TUPELO, Miss., Nov. 4 /Christian Wire Service/ -- Yesterday, the Washington Supreme Court ruled that an individual who is not a parent, but who has had a relationship with a child's biological or adoptive parent, can claim the same legal rights to a child as the parent.

The case involved two women who had cohabitated for twelve years. In 1994, the two women, Sue Ellen Carvin and Page Britain, decided they wanted a child. A male friend, John Auseth, had sexual relations with Britain, and she become pregnant. A child was born in 1995, and Britain and Carvin raised the child for the next six years. Their relationship ended in 2001. Britain then married Auseth, and in 2002, she sought to terminate all of Carvin's contact with the child.

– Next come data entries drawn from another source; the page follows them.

# jin-s13/GKGNet

Measured on AMD Instinct MI355X. Metric: Grapher fwd+bwd images/sec, higher is better.
Workload: dtype f32; 1 GPU; BASELINE cfg2-literal: Grapher(C320,G4,k9,d1,18x18,relpos)+GrapherLabel(L80) fwd+bwd; batch_per_gpu=32, global_batch=32, C=320, G=4, HW=18x18, k=9, dilation=1, bn=local, parallelism=dp1, input_layout=nchw, launch=hipGraph replay of fwd+bwd+grad-pack, world_size=1, backend=none (single process), grad_allreduce=none (1 GPU)

## Files before the change

### gkgnet_amd/csrc/gkg_gemm_x6.hip

```cpp
#include "gkg_common.h"
#include <stdlib.h>
#include <vector>

namespace gkg {

typedef float x6_f32x16 __attribute__((ext_vector_type(16)));
typedef __attribute__((__vector_size__(8 * sizeof(__bf16)))) __bf16 x6_bf16x8;
typedef __bf16 x6_bf16x2 __attribute__((ext_vector_type(2)));
typedef float x6_f32x2 __attribute__((ext_vector_type(2)));

constexpr int X6_NPAD = 128;

__device__ __forceinline__ unsigned x6_cvt2(float a, float b) {
  x6_f32x2 v = {a, b};
  return __builtin_bit_cast(unsigned, __builtin_convertvector(v, x6_bf16x2));
}

__device__ __forceinline__ void x6_split2(float x0, float x1, unsigned& h, unsigned& m, unsigned& l) {
  h = x6_cvt2(x0, x1);
  const float r0 = x0 - __uint_as_float(h << 16), r1 = x1 - __uint_as_float(h & 0xffff0000u);
  m = x6_cvt2(r0, r1);
  const float s0 = r0 - __uint_as_float(m << 16), s1 = r1 - __uint_as_float(m & 0xffff0000u);
  l = x6_cvt2(s0, s1);
}
// ... 407 lines not shown
         ((flags & GKG_X6_FORCE_KS) || (nb == 1 && N <= 640));
}

static int x6_tile_ksplit(long long base2, int nk_total, bool has_ws) {
  if (!has_ws || base2 >= 320 || nk_total < 8) return 1;
  int ks = (int)(X6_SK_MAX_WG / base2);
  if (ks > nk_total / 4) ks = nk_total / 4;
  return ks > 8 ? 8 : ks;
}

template <int EPI>
static hipError_t x6_launch(X6Args a, int nb, hipStream_t st, void* sk_ws = nullptr, size_t sk_bytes = 0, unsigned flags = 0) {
  GkgProfScope prof(GKG_PROF_GEMM_X6, st, 2.0 * a.M * a.N * a.K * nb);
  const int mt = (a.M + 127) / 128;
  const long long base2 = (long long)mt * ((a.N + 63) / 64) * nb;
  const int nk_total = (a.K + 31) / 32;
  if constexpr (EPI != X6_STORE_NCHW) {
    if (x6_ks_form(a.M, a.N, nb, sk_ws != nullptr, flags)) {
      return x6_launch_ks<EPI, 1>(a, nb, st);
    }
  }
  if (const int ks = x6_tile_ksplit(base2, nk_total, sk_ws && sk_bytes >= X6_SK_BYTES); ks >= 2) {
    a.kper = (nk_total + ks - 1) / ks;
    a.ksplit = (nk_total + a.kper - 1) / a.kper;
    a.cnt = reinterpret_cast<unsigned*>(sk_ws);
    a.part = reinterpret_cast<float*>(reinterpret_cast<char*>(sk_ws) + X6_SK_CNT_BYTES);
    return x6_launch_ni<2, EPI>(a, nb, st);
  }
  if constexpr (EPI == X6_BNBWD) {
    if (a.add) return hipErrorInvalidValue;
  }
  int ni = base2 < 160 && !(flags & GKG_X6_FORCE_WALK) ? 1 : 2;
  if constexpr (EPI != X6_BNBWD && EPI != X6_STORE_NCHW) {
    if (a.N == 80 && ni == 2) return x6_launch_ni<3, EPI, 80>(a, nb, st);
  }
  if (ni == 1) return x6_launch_ni<1, EPI>(a, nb, st);
  if constexpr (EPI == X6_BNBWD) return x6_launch_ni<2, EPI>(a, nb, st);
  else return x6_launch_ni<2, EPI, 64, true>(a, nb, st, flags);
}

struct X6WgradArgs {
  const float* A;  size_t a_bstride;  int lda;
  const float* B;  size_t b_bstride;  int ldb;
  float* C;  size_t c_bstride;  int ldc;
  int M, N, K;
  int mtiles, ntiles, splits, rows_per_split;
  int swap;
  int share, rot;
  int ubase, urem;
  int kperm;
};

typedef unsigned x6_u32x4 __attribute__((ext_vector_type(4)));
typedef x6_u32x4 X6WFrag[4][3];

__device__ __forceinline__ x6_bf16x8 x6w_operand(const x6_u32x4& f) { return __builtin_bit_cast(x6_bf16x8, f); }
template <int I>
__device__ __forceinline__ void x6w_op(float (&raw)[4][8], X6WFrag& fn, unsigned (&t0)[4], unsigned (&t1)[4]) {
  constexpr int blk = I / 44, u = I % 44, p = u & 3, o = u >> 2;
  float& x0 = raw[blk][2 * p]; float& x1 = raw[blk][2 * p + 1];
  unsigned w;
  if constexpr (o == 0) { asm volatile("v_cvt_pk_bf16_f32 %0, %1, %2" : "=v"(w) : "v"(x0), "v"(x1)); fn[blk][0][p] = w; }
  if constexpr (o == 1) asm volatile("v_lshlrev_b32 %0, 16, %1" : "=v"(t0[p]) : "v"(fn[blk][0][p]));
  if constexpr (o == 2) asm volatile("v_and_b32 %0, 0xffff0000, %1" : "=v"(t1[p]) : "v"(fn[blk][0][p]));
  if constexpr (o == 3) asm volatile("v_sub_f32 %0, %0, %1" : "+v"(x0) : "v"(t0[p]));
  if constexpr (o == 4) asm volatile("v_sub_f32 %0, %0, %1" : "+v"(x1) : "v"(t1[p]));
  if constexpr (o == 5) { asm volatile("v_cvt_pk_bf16_f32 %0, %1, %2" : "=v"(w) : "v"(x0), "v"(x1)); fn[blk][1][p] = w; }
  if constexpr (o == 6) asm volatile("v_lshlrev_b32 %0, 16, %1" : "=v"(t0[p]) : "v"(fn[blk][1][p]));
  if constexpr (o == 7) asm volatile("v_and_b32 %0, 0xffff0000, %1" : "=v"(t1[p]) : "v"(fn[blk][1][p]));
  if constexpr (o == 8) asm volatile("v_sub_f32 %0, %0, %1" : "+v"(x0) : "v"(t0[p]));
  if constexpr (o == 9) asm volatile("v_sub_f32 %0, %0, %1" : "+v"(x1) : "v"(t1[p]));
  if constexpr (o == 10) { asm volatile("v_cvt_pk_bf16_f32 %0, %1, %2" : "=v"(w) : "v"(x0), "v"(x1)); fn[blk][2][p] = w; }
}
template <int I, int END>
__device__ __forceinline__ void x6w_ops(float (&raw)[4][8], X6WFrag& fn, unsigned (&t0)[4], unsigned (&t1)[4]) {
  if constexpr (I < END && I < 176) { x6w_op<I>(raw, fn, t0, t1); x6w_ops<I + 1, END>(raw, fn, t0, t1); }
}
template <int SI, bool SPLIT>
__device__ __forceinline__ void x6w_slots(const X6WFrag& fc, X6WFrag& fn, x6_f32x16 (&acc)[2][2], x6_f32x16 (&accs)[2][2],
                                          float (&raw)[4][8], unsigned (&t0)[4], unsigned (&t1)[4]) {
  if constexpr (SI < 24) {
    constexpr int i = SI / 12, j = (SI / 6) & 1, t = SI % 6;
    constexpr int pa = t == 0 ? 2 : (t == 2 || t == 3) ? 1 : 0;
    constexpr int pb = t == 1 ? 2 : (t == 2 || t == 4) ? 1 : 0;
    if constexpr (t < 5) accs[i][j] = __builtin_amdgcn_mfma_f32_32x32x16_bf16(x6w_operand(fc[i][pa]), x6w_operand(fc[2 + j][pb]), accs[i][j], 0, 0, 0);
    else acc[i][j] = __builtin_amdgcn_mfma_f32_32x32x16_bf16(x6w_operand(fc[i][0]), x6w_operand(fc[2 + j][0]), acc[i][j], 0, 0, 0);
    if constexpr (SPLIT) x6w_ops<SI * 8, SI * 8 + 8>(raw, fn, t0, t1);
    __builtin_amdgcn_sched_barrier(0);
    x6w_slots<SI + 1, SPLIT>(fc, fn, acc, accs, raw, t0, t1);
  }
}

#define X6W_DET 0
#include "gkg_wgrad_x6_rows.h"
#undef X6W_DET
#define X6W_DET 1
#include "gkg_wgrad_x6_rows.h"
#undef X6W_DET

__device__ __forceinline__ bool x6w_map(const X6WgradArgs& g, int lin, int& split, int& tile) {
  const int ntile = g.mtiles * g.ntiles;
  const int xcd = (lin + g.rot) & 7, slot = lin >> 3;
  if (g.share > 1) {
    split = xcd / g.share;
    tile = slot * g.share + xcd % g.share;
    return split < g.splits && tile < ntile;
  }
  split = (slot / ntile) * 8 + xcd;
  tile = slot % ntile;
  return split < g.splits;
}

template <bool DET>
__device__ __forceinline__ void wgrad_x6_dma_body(const X6WgradArgs& g, const int lin, const int z, const size_t sstride) {
  extern __shared__ float wlds[];
  const int tid = threadIdx.x, lane = tid & 63, w = __builtin_amdgcn_readfirstlane(tid >> 6);
  int split, tile;
  if (!x6w_map(g, lin, split, tile)) return;
  const int m0 = (tile / g.ntiles) * 64, n0 = (tile % g.ntiles) * 64;
  const int r = lane & 31, h = lane >> 5;
  const long long slab0 = 128ll * ((long long)split * g.ubase + min(split, g.urem));
  const int rows_here = 128 * (g.ubase + (split < g.urem ? 1 : 0));
  const int rows_per_wave = rows_here >> 2;
  const long long k_begin = slab0 + (long long)w * rows_per_wave;
  const int T = rows_per_wave >> 4;
  const char* Az = (const char*)(g.A + (size_t)z * g.a_bstride);
  const char* Bz = (const char*)(g.B + (size_t)z * g.b_bstride);
  const unsigned lds0 = (unsigned)(size_t)wlds + w * (4 * 8192);

  const int prow = lane >> 4, pch = lane & 15;
  const int ca = min(m0 + 4 * pch, g.M - 4), cb = min(n0 + 4 * pch, g.N - 4);
  const unsigned dA = (unsigned)(((size_t)prow * g.lda + ca) * 4), dB = (unsigned)(((size_t)prow * g.ldb + cb) * 4);
  const unsigned strideA = (unsigned)g.lda * 16u, strideB = (unsigned)g.ldb * 16u;
  auto dma = [&](int s) __attribute__((always_inline)) {
    const long long row0 = k_begin + 16ll * s;
    const char* ab = Az + row0 * g.lda * 4;
    const char* bb = Bz + row0 * g.ldb * 4;
    const unsigned dst = lds0 + (s & 3) * 8192;
#pragma unroll
    for (int p = 0; p < 4; ++p) {
      x6_dma16(ab, dA + p * strideA, dst + p * 1024);
      x6_dma16(bb, dB + p * strideB, dst + 4096 + p * 1024);
    }
  };
  const bool va0 = m0 + r < g.M, va1 = m0 + 32 + r < g.M, vb0 = n0 + r < g.N, vb1 = n0 + 32 + r < g.N;
  const bool tail = m0 + 64 > g.M || n0 + 64 > g.N;
  auto readfr = [&](float (&raw)[4][8], int s) __attribute__((always_inline)) {
    const float* base = wlds + w * (4 * 2048) + (s & 3) * 2048 + (8 * h) * 64 + r;
#pragma unroll
    for (int j = 0; j < 8; ++j) {
      raw[0][j] = base[j * 64];
      raw[1][j] = base[j * 64 + 32];
      raw[2][j] = base[1024 + j * 64];
      raw[3][j] = base[1024 + j * 64 + 32];
    }
    if (tail) {
#pragma unroll
      for (int j = 0; j < 8; ++j) {
        raw[0][j] = va0 ? raw[0][j] : 0.f; raw[1][j] = va1 ? raw[1][j] : 0.f;
        raw[2][j] = vb0 ? raw[2][j] : 0.f; raw[3][j] = vb1 ? raw[3][j] : 0.f;
      }
    }
  };
  float raw0[4][8], raw1[4][8];
  X6WFrag fr0, fr1;
  unsigned t0[4], t1[4];
  x6_f32x16 acc[2][2], accs[2][2];
#pragma unroll
  for (int i = 0; i < 2; ++i)
#pragma unroll
    for (int j = 0; j < 2; ++j)
#pragma unroll
      for (int q = 0; q < 16; ++q) { acc[i][j][q] = 0.f; accs[i][j][q] = 0.f; }

  dma(0);
  if (T > 1) dma(1);
  if (T > 2) dma(2);
  if (T > 3) dma(3);
  if (T > 3) asm volatile("s_waitcnt vmcnt(16)" ::: "memory");
  else asm volatile("s_waitcnt vmcnt(0)" ::: "memory");
  readfr(raw0, 0);
  if (T > 1) readfr(raw1, 1);
  x6w_ops<0, 176>(raw0, fr0, t0, t1);
  auto tailwork = [&](float (&rawn)[4][8], int s) __attribute__((always_inline)) {
    if (s + 4 < T) dma(s + 4);
    if (s + 2 < T) {
      if (s + 4 < T) asm volatile("s_waitcnt vmcnt(16)" ::: "memory");
      else if (s + 3 < T) asm volatile("s_waitcnt vmcnt(8)" ::: "memory");
      else asm volatile("s_waitcnt vmcnt(0)" ::: "memory");
      readfr(rawn, s + 2);
    }
  };
  for (int s = 0; s + 2 < T; s += 2) {
    x6w_slots<0, true>(fr0, fr1, acc, accs, raw1, t0, t1);
    tailwork(raw0, s);
    x6w_slots<0, true>(fr1, fr0, acc, accs, raw0, t0, t1);
    tailwork(raw1, s + 1);
  }
  x6w_slots<0, true>(fr0, fr1, acc, accs, raw1, t0, t1);
  x6w_slots<0, false>(fr1, fr0, acc, accs, raw0, t0, t1);
  asm volatile("s_waitcnt vmcnt(0)" ::: "memory");

  __syncthreads();
  float* red = wlds;
#pragma unroll
  for (int i = 0; i < 2; ++i)
#pragma unroll
    for (int j = 0; j < 2; ++j)
#pragma unroll
      for (int q = 0; q < 16; ++q) {
        const int row = 32 * i + (q & 3) + 8 * (q >> 2) + 4 * h, col = 32 * j + r;
        red[w * 4096 + row * 64 + col] = acc[i][j][q] + accs[i][j][q];
      }
  __syncthreads();
  float* C = g.C + (size_t)z * g.c_bstride;
#pragma unroll
  for (int u = 0; u < 16; ++u) {
    const int e = tid + 256 * u, row = e >> 6, col = e & 63;
    const float v = (red[e] + red[4096 + e]) + (red[8192 + e] + red[12288 + e]);
    if (m0 + row < g.M && n0 + col < g.N) {
      float* dst = C + (size_t)(m0 + row) * g.ldc + (g.kperm ? x6_kperm_src(n0 + col, g.N) : n0 + col);
      if constexpr (DET) dst[(size_t)split * sstride] = v;
      else __hip_atomic_fetch_add(dst, v, __ATOMIC_RELAXED, __HIP_MEMORY_SCOPE_AGENT);
    }
  }
}

__global__ __launch_bounds__(256) void wgrad_x6_dma_kernel(X6WgradArgs g) { wgrad_x6_dma_body<false>(g, blockIdx.x, blockIdx.y, 0); }
__global__ __launch_bounds__(256) void wgrad_x6_dma_det_kernel(X6WgradArgs g, size_t sstride) { wgrad_x6_dma_body<true>(g, blockIdx.x, blockIdx.y, sstride); }

typedef x6_u32x4 X6WFragW[6][3];

template <int I>
__device__ __forceinline__ void x6ww_op(float (&raw)[6][8], X6WFragW& fn, unsigned (&t0)[4], unsigned (&t1)[4]) {
  constexpr int blk = I / 44, u = I % 44, p = u & 3, o = u >> 2;
  float& x0 = raw[blk][2 * p]; float& x1 = raw[blk][2 * p + 1];
  unsigned w;
  if constexpr (o == 0) { asm volatile("v_cvt_pk_bf16_f32 %0, %1, %2" : "=v"(w) : "v"(x0), "v"(x1)); fn[blk][0][p] = w; }
  if constexpr (o == 1) asm volatile("v_lshlrev_b32 %0, 16, %1" : "=v"(t0[p]) : "v"(fn[blk][0][p]));
  if constexpr (o == 2) asm volatile("v_and_b32 %0, 0xffff0000, %1" : "=v"(t1[p]) : "v"(fn[blk][0][p]));
  if constexpr (o == 3) asm volatile("v_sub_f32 %0, %0, %1" : "+v"(x0) : "v"(t0[p]));
  if constexpr (o == 4) asm volatile("v_sub_f32 %0, %0, %1" : "+v"(x1) : "v"(t1[p]));
  if constexpr (o == 5) { asm volatile("v_cvt_pk_bf16_f32 %0, %1, %2" : "=v"(w) : "v"(x0), "v"(x1)); fn[blk][1][p] = w; }
  if constexpr (o == 6) asm volatile("v_lshlrev_b32 %0, 16, %1" : "=v"(t0[p]) : "v"(fn[blk][1][p]));
  if constexpr (o == 7) asm volatile("v_and_b32 %0, 0xffff0000, %1" : "=v"(t1[p]) : "v"(fn[blk][1][p]));
  if constexpr (o == 8) asm volatile("v_sub_f32 %0, %0, %1" : "+v"(x0) : "v"(t0[p]));
  if constexpr (o == 9) asm volatile("v_sub_f32 %0, %0, %1" : "+v"(x1) : "v"(t1[p]));
  if constexpr (o == 10) { asm volatile("v_cvt_pk_bf16_f32 %0, %1, %2" : "=v"(w) : "v"(x0), "v"(x1)); fn[blk][2][p] = w; }
}
template <int I, int END>
__device__ __forceinline__ void x6ww_ops(float (&raw)[6][8], X6WFragW& fn, unsigned (&t0)[4], unsigned (&t1)[4]) {
  if constexpr (I < END && I < 264) { x6ww_op<I>(raw, fn, t0, t1); x6ww_ops<I + 1, END>(raw, fn, t0, t1); }
}
template <int SI, bool SPLIT>
__device__ __forceinline__ void x6ww_slots(const X6WFragW& fc, X6WFragW& fn, x6_f32x16 (&acc)[2][4], float (&raw)[6][8],
                                           unsigned (&t0)[4], unsigned (&t1)[4]) {
  if constexpr (SI < 48) {
    constexpr int t = SI / 8, i = (SI % 8) / 4, j = SI % 4;
    constexpr int pa = t == 0 ? 2 : (t == 2 || t == 3) ? 1 : 0;
    constexpr int pb = t == 1 ? 2 : (t == 2 || t == 4) ? 1 : 0;
    acc[i][j] = __builtin_amdgcn_mfma_f32_32x32x16_bf16(x6w_operand(fc[i][pa]), x6w_operand(fc[2 + j][pb]), acc[i][j], 0, 0, 0);
    if constexpr (SPLIT) x6ww_ops<(SI * 11) / 2, ((SI + 1) * 11) / 2>(raw, fn, t0, t1);
    __builtin_amdgcn_sched_barrier(0);
    x6ww_slots<SI + 1, SPLIT>(fc, fn, acc, raw, t0, t1);
  }
}
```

With only one dissent, the court held that Washington's "common law recognizes the status of de facto parents and places them in parity with biological and adoptive parents." If Carvin is able to establish standing as a de facto parent, said the court, then just like Britain, she "would have a fundamental liberty interest in the care, custody and control" of the child.

Dissenting Justice Johnson wrote, "The majority purports to dispose of the constitutional issue raised . . . by waving a magic wand and creating 'de facto' parents."

Brian Fahling, senior trial attorney for the American Family Association Center for Law & Policy, called the majority's decision "an unambiguous case of social engineering."

"Washington law sets forth in the clearest terms when a parent-child relationship exists, and the majority simply elected to disregard the law," Fahling said. "Relying upon 'advancing technologies and evolving notions of what comprises a family unit,' the court imposed on the people of Washington their own definition of what constitutes a family.

"This decision is judicial activism in the extreme; it is evidence, not that we are on a slippery slope, but that we are already at the bottom of that slope," Fahling added.

The Center is the legal arm of the American Family Association, Inc. located in Tupelo, Mississippi. The Center restricts its practice to First Amendment issues.